Back in Linux kernel 2.6.26 (2008), the open80211s project pushed draft 802.11s support into the wireless stack. This was thanks to sponsorship from OLPC (One Laptop Per Child) and various vendors, as well as the early code written by Luis Carlos Cobo and Javier Cardona at Cozybit. They made Linux the first general-purpose operating system to natively support Mesh at the kernel level.

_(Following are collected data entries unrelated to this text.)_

# michelbarbeau/gr-uwspr

Hardware: AMD Instinct MI355X
Metric: 2-min WSPR frames decoded/sec (coarse+sync) (higher is better)
Workload: dtype f32

## Files before the change

gr-uwspr_amd/csrc/fft512_lane.h:

```cpp
#pragma once

#ifdef __HIPCC__
#define UWSPR_HD __host__ __device__ __forceinline__
#else
#define UWSPR_HD inline
#endif

namespace uwspr {

struct cpx { float r, i; };

UWSPR_HD int rev3(int x) { return ((x & 1) << 2) | (x & 2) | ((x >> 2) & 1); }
UWSPR_HD int rev6(int x) { return (rev3(x & 7) << 3) | rev3((x >> 3) & 7); }

UWSPR_HD int xidx(int p) {
  return p ^ ((((p >> 7) & 1) << 4) | (((p >> 6) & 1) << 3) | (((p >> 8) & 1) << 2) | (((p >> 7) & 1) << 1) |
              ((p >> 5) & 1));
}
constexpr int XCHG_LEN = 512;

UWSPR_HD void bfly(cpx &u, cpx &v, float wr, float wi) {
  float tr = wr * v.r - wi * v.i;
  float ti = wr * v.i + wi * v.r;
  float ur = u.r, ui = u.i;
  u.r = ur + tr; u.i = ui + ti;
  v.r = ur - tr; v.i = ui - ti;
}
UWSPR_HD void bfly1(cpx &u, cpx &v) {
  float tr = v.r, ti = v.i, ur = u.r, ui = u.i;
  u.r = ur + tr; u.i = ui + ti;
  v.r = ur - tr; v.i = ui - ti;
}
UWSPR_HD void bflymi(cpx &u, cpx &v) {
  float tr = v.i, ti = -v.r, ur = u.r, ui = u.i;
  u.r = ur + tr; u.i = ui + ti;
  v.r = ur - tr; v.i = ui - ti;
}

struct pass_tw { cpx s1, s2[2], s3[4]; };

UWSPR_HD pass_tw load_pass_tw(const cpx *tw, int unit, int hs) {
  pass_tw t;
  t.s1 = tw[unit * (256 / hs)];
#pragma unroll
  for (int e = 0; e < 2; e++) t.s2[e] = tw[(hs * e + unit) * (256 / (2 * hs))];
#pragma unroll
  for (int e = 0; e < 4; e++) t.s3[e] = tw[(hs * e + unit) * (256 / (4 * hs))];
  return t;
}

UWSPR_HD void pass_a(cpx y[8], cpx w64, cpx w192) {
  bfly1(y[0], y[1]); bfly1(y[2], y[3]); bfly1(y[4], y[5]); bfly1(y[6], y[7]);
  bfly1(y[0], y[2]); bflymi(y[1], y[3]); bfly1(y[4], y[6]); bflymi(y[5], y[7]);
  bfly1(y[0], y[4]);
  bfly(y[1], y[5], w64.r, w64.i);
  bflymi(y[2], y[6]);
  bfly(y[3], y[7], w192.r, w192.i);
}

UWSPR_HD void pass_bc(cpx v[8], const pass_tw &t) {
#pragma unroll
  for (int e = 0; e < 8; e += 2) bfly(v[e], v[e + 1], t.s1.r, t.s1.i);
#pragma unroll
  for (int g = 0; g < 8; g += 4) {
    bfly(v[g + 0], v[g + 2], t.s2[0].r, t.s2[0].i);
    bfly(v[g + 1], v[g + 3], t.s2[1].r, t.s2[1].i);
  }
#pragma unroll
  for (int e = 0; e < 4; e++) bfly(v[e], v[e + 4], t.s3[e].r, t.s3[e].i);
}

UWSPR_HD void bfly_sum(cpx &u, const cpx &v, float wr, float wi) {
  float tr = wr * v.r - wi * v.i;
  float ti = wr * v.i + wi * v.r;
  u.r = u.r + tr; u.i = u.i + ti;
}
UWSPR_HD void bfly_diff(const cpx &u, cpx &v, float wr, float wi) {
  float tr = wr * v.r - wi * v.i;
  float ti = wr * v.i + wi * v.r;
  v.r = u.r - tr; v.i = u.i - ti;
}
UWSPR_HD void pass_c_narrow(cpx v[8], const pass_tw &t) {
#pragma unroll
  for (int e = 0; e < 8; e += 2) bfly(v[e], v[e + 1], t.s1.r, t.s1.i);
  bfly_sum(v[0], v[2], t.s2[0].r, t.s2[0].i);
  bfly_sum(v[4], v[6], t.s2[0].r, t.s2[0].i);
  bfly_diff(v[1], v[3], t.s2[1].r, t.s2[1].i);
  bfly_diff(v[5], v[7], t.s2[1].r, t.s2[1].i);
  bfly_sum(v[0], v[4], t.s3[0].r, t.s3[0].i);
  bfly_diff(v[3], v[7], t.s3[3].r, t.s3[3].i);
}

UWSPR_HD int in_sample(int L, int r) { return L + 64 * rev3(r); }
UWSPR_HD int posA(int L, int r) { return 8 * rev6(L) + r; }
UWSPR_HD int posB(int L, int b) { return 64 * (L >> 3) + 8 * b + (L & 7); }
UWSPR_HD int posC(int L, int a) { return 64 * a + L; }
UWSPR_HD int out_col(int L, int a) { return (64 * a + L) ^ 256; }

}
```

gr-uwspr_amd/csrc/k1_spectrogram.hip:

```cpp
#include "uwspr_internal.h"
#include "fft512_lane.h"

#include <stdlib.h>

#include <type_traits>

#pragma clang fp contract(off)

namespace uwspr {

constexpr int K1_WAVES = 4;
constexpr int K1_ROWS_LARGE = 29, K1_ROWS_SMALL = 6, K1_LARGE_BATCH = 64;

__device__ __forceinline__ void k1_wave_fence() {
  __builtin_amdgcn_fence(__ATOMIC_RELEASE, "wavefront");
  __builtin_amdgcn_wave_barrier();
  __builtin_amdgcn_fence(__ATOMIC_ACQUIRE, "wavefront");
}

__device__ __forceinline__ void k1_landed(float2 &v) { asm volatile("" : "+v"(v.x), "+v"(v.y)); }
__device__ __forceinline__ constexpr int k1_slotA(int r) { return r; }
__device__ __forceinline__ constexpr int k1_slotB(int e) { return xidx(8 * e); }
__device__ __forceinline__ constexpr int k1_slotC(int a) { return xidx(64 * a); }

#ifdef UWSPR_K1_STAMPS
__device__ unsigned long long k1_stamp_buf[3 * 16384];
#define K1_STAMP(slot)                                                                      \
  if (L == 0) {                                                                             \
    const int wid = blockIdx.x * K1_WAVES + wv;                  \
    if (wid < 16384) k1_stamp_buf[3 * wid + (slot)] =                                       \
        (slot) == 2 ? ((unsigned long long)__builtin_amdgcn_s_getreg(20 | (31 << 11)) << 32) |      \
                      (unsigned)__builtin_amdgcn_s_getreg(4 | (31 << 11))                   \
                    : wall_clock64();                                                       \
  }
#else
#define K1_STAMP(slot)
#endif
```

HWMP Protocol: The Layer 2 Routing Heart

Since it's a "mesh," a packet traveling from A to C might need to pass through B. How does B know where to forward the packet? Normally, we'd rely on IP routing (Layer 3), but 802.11s is a Layer 2 protocol—it doesn't care about IP at all. Instead, it invented its own routing protocol: HWMP (Hybrid Wireless Mesh Protocol).

Why "Hybrid"? Because it combines two radically different routing strategies, oscillating between "lazy" and "proactive" approaches:

  1. On-Demand Routing — "Find it when you need it"

    • It doesn't maintain a routing table during idle times. Only when you need to send data to someone and realize you have no route (mesh_path_lookup fails) does it initiate a PREQ (Path Request).
    • It's like needing to borrow money from someone, suddenly realizing you don't have their number, and standing at the village entrance shouting: "I'm looking for Zhang San! Does anyone know where Zhang San is?"
    • The PREQ broadcasts throughout the Mesh (IEEE80211_STYPE_ACTION). Every node it passes through notes "who is looking for Zhang San," until the shout finally reaches Zhang San's ears.
  2. Proactive Routing — "Tree-based broadcasting"

    • Some nodes are "busy hubs" (traffic aggregation points) that everyone wants to reach. Having everyone do on-demand lookups for them is too slow.
    • This node crowns itself the Root Mesh Point and periodically sends out a RANN (Root Announcement): "I am the root, connect to me."
    • Upon receiving this, other nodes proactively establish a "tree-shaped" path pointing to the root.

Path Discovery and Caching: The PREQ/PREP Duet

Let's zoom in and see how a packet finds its way through the Mesh.

Step 1: Lost and Shouting (PREQ) Suppose node A wants to send data to node D. A first checks its mesh_path table (defined in net/mac80211/mesh.h).

  • No route? Triggers hwmp_preq_frame_process() and sends a PREQ broadcast packet.
  • At this point, A can't just stand idle—data still needs to flow. A stuffs these unsent packets into a buffer called frame_queue (every mesh_path object has one).
  • Note that this buffer is very small, holding a maximum of only 10 packets (MESH_FRAME_QUEUE_LEN). If it fills up, additional packets are dropped—nothing more can be done.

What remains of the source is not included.